_ABOUT THIS TASK_:
Nothing but the lines from the one containing "1, __ATOMIC_ACQ_REL, __HIP_MEMORY_SCOPE_WORKGROUP)" through the one containing "const uint32_t c0", both included, should be given again, each exactly as written below.

_INPUT RECORDS_:

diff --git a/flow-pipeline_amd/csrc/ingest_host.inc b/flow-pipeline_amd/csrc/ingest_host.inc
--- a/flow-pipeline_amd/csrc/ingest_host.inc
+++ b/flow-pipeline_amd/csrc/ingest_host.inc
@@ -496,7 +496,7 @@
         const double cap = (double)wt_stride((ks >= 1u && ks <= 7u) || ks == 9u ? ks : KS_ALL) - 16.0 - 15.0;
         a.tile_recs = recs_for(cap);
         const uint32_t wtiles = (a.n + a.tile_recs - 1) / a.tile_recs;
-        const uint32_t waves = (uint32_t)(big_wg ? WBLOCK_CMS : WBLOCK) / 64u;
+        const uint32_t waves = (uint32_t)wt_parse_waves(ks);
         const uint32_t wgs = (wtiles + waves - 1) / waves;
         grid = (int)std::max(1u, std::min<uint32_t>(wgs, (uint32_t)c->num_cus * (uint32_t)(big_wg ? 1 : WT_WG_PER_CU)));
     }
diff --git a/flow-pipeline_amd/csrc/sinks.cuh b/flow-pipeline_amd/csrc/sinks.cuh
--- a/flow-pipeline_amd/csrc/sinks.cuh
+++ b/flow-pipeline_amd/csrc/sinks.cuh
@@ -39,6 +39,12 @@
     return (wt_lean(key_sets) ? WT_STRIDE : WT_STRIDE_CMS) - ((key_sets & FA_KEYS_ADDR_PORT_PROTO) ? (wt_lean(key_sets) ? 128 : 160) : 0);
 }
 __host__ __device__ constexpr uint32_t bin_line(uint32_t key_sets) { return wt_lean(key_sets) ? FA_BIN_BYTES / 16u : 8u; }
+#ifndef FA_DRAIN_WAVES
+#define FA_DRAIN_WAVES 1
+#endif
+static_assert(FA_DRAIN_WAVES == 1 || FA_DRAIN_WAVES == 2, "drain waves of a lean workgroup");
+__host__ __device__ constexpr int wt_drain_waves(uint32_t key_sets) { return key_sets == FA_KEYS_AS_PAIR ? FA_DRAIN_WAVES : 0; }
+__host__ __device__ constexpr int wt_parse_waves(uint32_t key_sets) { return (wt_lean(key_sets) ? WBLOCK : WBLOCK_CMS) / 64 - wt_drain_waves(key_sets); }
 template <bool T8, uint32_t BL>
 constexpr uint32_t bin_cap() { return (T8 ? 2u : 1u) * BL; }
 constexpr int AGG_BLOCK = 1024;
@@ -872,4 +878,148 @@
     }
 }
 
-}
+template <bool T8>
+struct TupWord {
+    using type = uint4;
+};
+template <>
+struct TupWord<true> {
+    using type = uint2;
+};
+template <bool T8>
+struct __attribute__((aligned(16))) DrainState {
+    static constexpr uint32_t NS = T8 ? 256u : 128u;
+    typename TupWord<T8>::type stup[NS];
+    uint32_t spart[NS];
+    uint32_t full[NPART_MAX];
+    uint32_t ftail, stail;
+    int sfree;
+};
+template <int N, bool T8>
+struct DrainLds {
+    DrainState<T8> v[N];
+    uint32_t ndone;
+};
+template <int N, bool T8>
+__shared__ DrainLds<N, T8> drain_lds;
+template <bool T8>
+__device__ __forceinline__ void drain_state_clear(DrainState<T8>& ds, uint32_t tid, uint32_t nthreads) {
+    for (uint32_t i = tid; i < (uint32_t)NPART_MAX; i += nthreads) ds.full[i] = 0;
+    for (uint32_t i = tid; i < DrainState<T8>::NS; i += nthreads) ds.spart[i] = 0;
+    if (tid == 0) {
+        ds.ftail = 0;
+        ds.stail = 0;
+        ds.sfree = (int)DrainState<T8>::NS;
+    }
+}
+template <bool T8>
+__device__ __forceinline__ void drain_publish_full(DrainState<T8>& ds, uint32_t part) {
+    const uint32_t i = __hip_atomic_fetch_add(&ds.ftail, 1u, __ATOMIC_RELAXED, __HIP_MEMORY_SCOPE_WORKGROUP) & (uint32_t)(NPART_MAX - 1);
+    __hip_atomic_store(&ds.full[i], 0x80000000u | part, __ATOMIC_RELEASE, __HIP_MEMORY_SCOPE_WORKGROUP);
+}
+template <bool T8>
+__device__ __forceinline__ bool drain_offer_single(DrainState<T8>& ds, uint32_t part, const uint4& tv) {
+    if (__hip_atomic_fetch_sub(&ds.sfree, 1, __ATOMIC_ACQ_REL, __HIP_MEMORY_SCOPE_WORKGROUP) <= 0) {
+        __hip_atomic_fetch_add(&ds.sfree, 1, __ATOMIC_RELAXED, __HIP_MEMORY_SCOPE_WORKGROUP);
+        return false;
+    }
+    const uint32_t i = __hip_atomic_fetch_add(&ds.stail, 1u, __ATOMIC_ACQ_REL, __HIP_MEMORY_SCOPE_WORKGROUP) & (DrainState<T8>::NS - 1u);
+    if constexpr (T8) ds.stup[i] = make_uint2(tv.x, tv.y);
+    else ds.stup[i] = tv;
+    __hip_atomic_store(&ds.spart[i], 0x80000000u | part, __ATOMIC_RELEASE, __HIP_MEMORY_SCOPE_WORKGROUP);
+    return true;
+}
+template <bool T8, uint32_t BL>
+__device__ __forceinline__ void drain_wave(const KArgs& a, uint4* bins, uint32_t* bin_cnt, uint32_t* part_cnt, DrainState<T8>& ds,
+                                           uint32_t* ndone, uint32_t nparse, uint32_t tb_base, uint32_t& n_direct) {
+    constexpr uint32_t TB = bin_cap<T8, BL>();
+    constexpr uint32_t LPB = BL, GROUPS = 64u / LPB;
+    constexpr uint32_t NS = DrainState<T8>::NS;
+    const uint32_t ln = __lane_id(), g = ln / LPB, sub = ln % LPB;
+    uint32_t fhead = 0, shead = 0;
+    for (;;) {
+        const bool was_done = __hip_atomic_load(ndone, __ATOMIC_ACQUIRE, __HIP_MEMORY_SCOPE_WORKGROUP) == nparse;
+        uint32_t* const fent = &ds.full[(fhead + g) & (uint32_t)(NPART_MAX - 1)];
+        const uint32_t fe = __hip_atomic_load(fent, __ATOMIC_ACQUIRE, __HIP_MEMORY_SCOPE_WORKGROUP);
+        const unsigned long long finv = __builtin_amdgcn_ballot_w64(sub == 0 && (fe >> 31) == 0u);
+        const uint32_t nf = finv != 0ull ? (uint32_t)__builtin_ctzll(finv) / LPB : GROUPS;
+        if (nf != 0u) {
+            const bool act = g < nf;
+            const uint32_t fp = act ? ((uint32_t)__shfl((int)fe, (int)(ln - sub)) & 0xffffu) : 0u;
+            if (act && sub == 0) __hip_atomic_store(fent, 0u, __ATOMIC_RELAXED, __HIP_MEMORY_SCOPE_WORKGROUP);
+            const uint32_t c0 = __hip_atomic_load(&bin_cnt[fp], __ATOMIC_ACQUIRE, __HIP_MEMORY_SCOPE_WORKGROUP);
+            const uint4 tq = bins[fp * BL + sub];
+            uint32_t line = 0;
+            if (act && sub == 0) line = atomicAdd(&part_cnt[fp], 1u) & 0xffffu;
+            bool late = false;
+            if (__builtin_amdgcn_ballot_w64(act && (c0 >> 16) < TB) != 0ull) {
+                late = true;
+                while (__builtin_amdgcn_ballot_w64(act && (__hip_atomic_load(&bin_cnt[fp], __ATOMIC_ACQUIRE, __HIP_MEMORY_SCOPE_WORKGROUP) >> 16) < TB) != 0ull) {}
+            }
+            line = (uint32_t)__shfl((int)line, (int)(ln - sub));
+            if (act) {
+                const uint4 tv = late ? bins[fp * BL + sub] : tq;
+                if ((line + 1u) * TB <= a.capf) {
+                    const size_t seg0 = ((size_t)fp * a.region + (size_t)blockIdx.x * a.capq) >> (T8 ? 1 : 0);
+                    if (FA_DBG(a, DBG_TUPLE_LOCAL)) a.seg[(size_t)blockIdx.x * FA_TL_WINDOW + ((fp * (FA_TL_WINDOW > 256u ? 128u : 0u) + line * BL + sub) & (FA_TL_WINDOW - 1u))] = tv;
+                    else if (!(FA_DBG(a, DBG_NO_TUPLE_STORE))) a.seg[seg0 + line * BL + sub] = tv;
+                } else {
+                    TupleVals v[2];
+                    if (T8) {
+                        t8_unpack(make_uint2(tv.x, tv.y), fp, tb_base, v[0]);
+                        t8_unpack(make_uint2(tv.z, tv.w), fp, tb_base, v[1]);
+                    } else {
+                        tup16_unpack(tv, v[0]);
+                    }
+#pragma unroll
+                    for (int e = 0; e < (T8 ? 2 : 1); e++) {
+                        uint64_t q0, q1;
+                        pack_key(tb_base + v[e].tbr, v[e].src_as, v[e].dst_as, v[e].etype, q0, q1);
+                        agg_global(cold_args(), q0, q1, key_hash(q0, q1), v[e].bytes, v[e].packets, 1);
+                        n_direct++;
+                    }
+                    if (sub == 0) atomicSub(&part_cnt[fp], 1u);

_RESPONSE AREA_:
+    if (__hip_atomic_fetch_sub(&ds.sfree, 1, __ATOMIC_ACQ_REL, __HIP_MEMORY_SCOPE_WORKGROUP) <= 0) {
+        __hip_atomic_fetch_add(&ds.sfree, 1, __ATOMIC_RELAXED, __HIP_MEMORY_SCOPE_WORKGROUP);
+        return false;
+    }
+    const uint32_t i = __hip_atomic_fetch_add(&ds.stail, 1u, __ATOMIC_ACQ_REL, __HIP_MEMORY_SCOPE_WORKGROUP) & (DrainState<T8>::NS - 1u);
+    if constexpr (T8) ds.stup[i] = make_uint2(tv.x, tv.y);
+    else ds.stup[i] = tv;
+    __hip_atomic_store(&ds.spart[i], 0x80000000u | part, __ATOMIC_RELEASE, __HIP_MEMORY_SCOPE_WORKGROUP);
+    return true;
+}
+template <bool T8, uint32_t BL>
+__device__ __forceinline__ void drain_wave(const KArgs& a, uint4* bins, uint32_t* bin_cnt, uint32_t* part_cnt, DrainState<T8>& ds,
+                                           uint32_t* ndone, uint32_t nparse, uint32_t tb_base, uint32_t& n_direct) {
+    constexpr uint32_t TB = bin_cap<T8, BL>();
+    constexpr uint32_t LPB = BL, GROUPS = 64u / LPB;
+    constexpr uint32_t NS = DrainState<T8>::NS;
+    const uint32_t ln = __lane_id(), g = ln / LPB, sub = ln % LPB;
+    uint32_t fhead = 0, shead = 0;
+    for (;;) {
+        const bool was_done = __hip_atomic_load(ndone, __ATOMIC_ACQUIRE, __HIP_MEMORY_SCOPE_WORKGROUP) == nparse;
+        uint32_t* const fent = &ds.full[(fhead + g) & (uint32_t)(NPART_MAX - 1)];
+        const uint32_t fe = __hip_atomic_load(fent, __ATOMIC_ACQUIRE, __HIP_MEMORY_SCOPE_WORKGROUP);
+        const unsigned long long finv = __builtin_amdgcn_ballot_w64(sub == 0 && (fe >> 31) == 0u);
+        const uint32_t nf = finv != 0ull ? (uint32_t)__builtin_ctzll(finv) / LPB : GROUPS;
+        if (nf != 0u) {
+            const bool act = g < nf;
+            const uint32_t fp = act ? ((uint32_t)__shfl((int)fe, (int)(ln - sub)) & 0xffffu) : 0u;
+            if (act && sub == 0) __hip_atomic_store(fent, 0u, __ATOMIC_RELAXED, __HIP_MEMORY_SCOPE_WORKGROUP);
+            const uint32_t c0 = __hip_atomic_load(&bin_cnt[fp], __ATOMIC_ACQUIRE, __HIP_MEMORY_SCOPE_WORKGROUP);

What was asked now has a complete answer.